My Wall Is Your Filter Bubble Exhibition (Mexico)
After its success at AND Festival 2017, the augmented reality exhibition My Wall is Your Filter Bubble toured to Laboratorio Arte Alameda, Mexico in 2018.
The political climate that many of us find ourselves has us searching for answers and opinions, and yet, despite the ease with which we can reach out to each other, the echo chamber effect magnifies news and opinions similar to our own, stopping other views and voices from getting in.
Expanding upon these echo chambers, and how they relate to broader issues such as accessibility and inequality, My Wall is Your Filter Bubble features thought-provoking commissions by Mexican Artists in the form of augmented-reality experiences. Reflecting on their own personal experiences of bubbles and borders local to them – cultural, social and political – each of the six artists created a ‘site-specific’ work to be transported virtually to the Peaks, that will now be translated into the Mexican landscape. These works include stories of border-town blindspots, the impact of televised Japanese culture, and architecture funded through political corruption.
In reflection of these virtual barricades, Curators Doreen A. Ríos and Matthew Plummer-Fernandez, created another geo-fence similar to the intangible border they created around Castleton. This virtual geographic boundary acted as an online perimeter, meaning that the exhibition was only accessible to visitors online when in the physical vicinity.
Exploring the tensions, affordances and paradoxes of digital cultures, each of the works question how social media platforms have provided people with a public voice, at the same time that online filters, firewalls and algorithms continue to restrict many from being heard.
Curated by Doreen A. Ríos and Matthew Plummer-Fernandez
My Wall is Your Filter Bubble includes the following works:
Cultural Glitch – Martha Maya
View a 360-degree video filmed in Tijuana, a Mexican city situated alongside the US border. The video transports visitors to the scenes where stories of border crossing and crime take place, as well as unknown spots that demonstrate hope for a better future. The wall hasn’t been able to divide two cultures and Tijuana has become a cultural melting pot of improbable alliances – a cultural glitch.
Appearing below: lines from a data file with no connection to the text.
# JohannesErnst/WeaSAL

Measured on AMD Instinct MI355X. Metric: points/sec fwd+bwd KPFCNN on DALES spheres; achieved HBM GB/s on KPConv gather, higher is better.
Workload: dtype f32; 1 GPU; DALES_PseudoLabel KP-FCNN, in_radius=10m, 50k pts/sphere, batch=8, fp32, step = GPU pyramid + fwd + loss + bwd + SGD; contrast_loss term included (trainer_PseudoLabel.py:204-208); pyramid of the next batch overlapped on a second stream; parallelism=dp1, dist_world_size=1, allreduce_bytes=0

## Files before the change

### weasal_amd/csrc/contrast_mfma.hip

```cpp
#include "ws_common.h"

namespace {

typedef float f32x4v __attribute__((ext_vector_type(4)));
constexpr int CM_SMAX = 1024;
constexpr float CM_TMIN = 0.023f, CM_TMAX = 1.0e26f;
constexpr int CM_CP = 17;

__device__ __forceinline__ void lds_order()
{
    asm volatile("s_waitcnt lgkmcnt(0)" ::: "memory");
    __builtin_amdgcn_wave_barrier();
}

constexpr int CF_TILES = 2;
constexpr int CF_WAVES = 8;

template <int NS>
__global__ __launch_bounds__(512) void contrast_fwd_mfma_kernel(const float* __restrict__ on, int64_t n, int c,
                                                                 const float* __restrict__ xs, int s,
                                                                 const int64_t* __restrict__ slc_idx, const uint8_t* __restrict__ certain,
                                                                 const int64_t* __restrict__ lbl, float temperature, float eps,
                                                                 float* __restrict__ loss, float* __restrict__ rowmax,
                                                                 float* __restrict__ den, float* __restrict__ npos)
{
    __shared__ float sx[CM_SMAX][4 * NS];
    __shared__ int sidx[CM_SMAX], stag[CM_SMAX];
    const int ncol = (s + 15) & ~15;
    for (int e = threadIdx.x; e < ncol * 4 * NS; e += 512) {
        const int j = e / (4 * NS), cc = e % (4 * NS);
        sx[j][cc] = (j < s && cc < c) ? xs[(int64_t)j * c + cc] : 0.0f;
    }
    for (int j = threadIdx.x; j < ncol; j += 512) {
        const int64_t p = j < s ? slc_idx[j] : 0;
        sidx[j] = j < s ? (int)p : -1;
        stag[j] = j < s ? (((int)lbl[p] << 1) | (certain[p] ? 1 : 0)) : -2;
    }
    __syncthreads();
    const int wave = threadIdx.x >> 6, lane = threadIdx.x & 63;
    const int i = lane & 15, kk = lane >> 4;
    const float inv_t = 1.0f / temperature;
    for (int t = 0; t < CF_TILES; ++t) {
        const int64_t p0 = (((int64_t)blockIdx.x * CF_WAVES + wave) * CF_TILES + t) * 16;
        if (p0 >= n) break;
        float a[NS];
        {
            const int64_t pi = p0 + i < n ? p0 + i : n - 1;
#pragma unroll
            for (int st = 0; st < NS; ++st) a[st] = (4 * st + kk) < c ? on[pi * c + 4 * st + kk] : 0.0f;
        }
        int ptag[4], pidx[4];
        float m[4], E[4], P[4], S[4];
#pragma unroll
        for (int r = 0; r < 4; ++r) {
            const int64_t p = p0 + 4 * kk + r;
            const int64_t pc = p < n ? p : n - 1;
            pidx[r] = (int)p;
            ptag[r] = ((int)lbl[pc] << 1) | (certain[pc] ? 1 : 0);
            m[r] = -3.0e38f; E[r] = 0.0f; P[r] = 0.0f; S[r] = 0.0f;
        }
        for (int c0 = 0; c0 < ncol; c0 += 16) {
            f32x4v d = f32x4v{0.f, 0.f, 0.f, 0.f};
#pragma unroll
            for (int st = 0; st < NS; ++st) d = __builtin_amdgcn_mfma_f32_16x16x4f32(a[st], sx[c0 + i][4 * st + kk], d, 0, 0, 0);
            const int tg = stag[c0 + i], sid = sidx[c0 + i];
            const bool colok = tg != -2;
#pragma unroll
            for (int r = 0; r < 4; ++r) {
                const float mul = d[r] * inv_t;
                m[r] = colok ? fmaxf(m[r], mul) : m[r];
                const bool use = colok && sid != pidx[r] && ((tg ^ ptag[r]) & 1) == 0;
                const bool pos = use && tg == ptag[r];
                E[r] += use ? __expf(mul - inv_t) : 0.0f;
                P[r] += pos ? 1.0f : 0.0f;
                S[r] += pos ? mul : 0.0f;
            }
        }
#pragma unroll
        for (int r = 0; r < 4; ++r) {
#pragma unroll
            for (int o = 1; o < 16; o <<= 1) {
                m[r] = fmaxf(m[r], __shfl_xor(m[r], o, 64));
                E[r] += __shfl_xor(E[r], o, 64);
                P[r] += __shfl_xor(P[r], o, 64);
                S[r] += __shfl_xor(S[r], o, 64);
            }
            const int64_t p = p0 + 4 * kk + r;
            if (i == 0 && p < n) {
                const float Er = E[r] * __expf(inv_t - m[r]);
                const float dd = Er + eps;
                loss[p] = -temperature * (((S[r] - P[r] * m[r]) - P[r] * logf(dd)) / (P[r] + 1e-12f));
                rowmax[p] = m[r];
                den[p] = dd;
                npos[p] = P[r];
            }
        }
    }
}
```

Bakteria – Archangelo Constantini
Mexico is known to be host to local bacteria’s that have little effect on Mexicans but make outsiders ill with stomach ache. The locals jokingly call this the “Revenge of Moctezuma”. Illustrative depictions of these foreign bodies are virtually rendered across the landscape, sniffing out their new-found territory and invading the horizon.
Mexit – Gibrann Morgado
Emanating from the landscape are floating cement ‘CEMEX’ castles, which grow larger and more visible across the skyline. CEMEX is the company that have put itself forward for supplying the material needed to construct the Mexican/US border wall. Depicting a nightmarish virtual supply and transformation of the material, Mexit is a reflection of the infrastructures and industries behind politically charged walls.
Mixed(F) – Leslie Garcia
With virtual billboards displaying positive and negative tweets that highlight the gender bias and inequality prevalent in the use of social media in Mexico, Mixed(F)uses Twitter to search for examples of both harassment and struggles over gender equality. Springing up as you move around the experience, the billboards represent the ongoing opposition and fervent battle between feminist and misogynistic attitudes.
Epic Battle – Diego Ortega
The Mexican socio-economic divide fosters a noteworthy disparity in the cartoons and advertising that Mexicans grow up with. Exposed to either cheaper Japanese imports such as Manga, or American cartoons. Ortega’s floating figures are adorned with the brand logos that advertise to these separate audiences.
Peña Fiel Fountain – Alfredo Salazar-Caro
Gain insight into the Mexican president, Enrique Peña Nieto’s personal palace, bought with public money. Since being elected in 2012, Peña Nieto has been tied to corruption, crime, violence, and economic problems, and has become one of the least approved presidents in Mexican history. Exaggerated versions of Peña’s architectural spoils virtually appear; anti-monuments that mock the self-interest and vanity of this much unloved politician.
My Wall is Your Filter Bubble is supported by British Council, Mexico.
My Wall is Your Filter Bubble was originally part of AND Festival 2017 under the programme strand Dis-Location.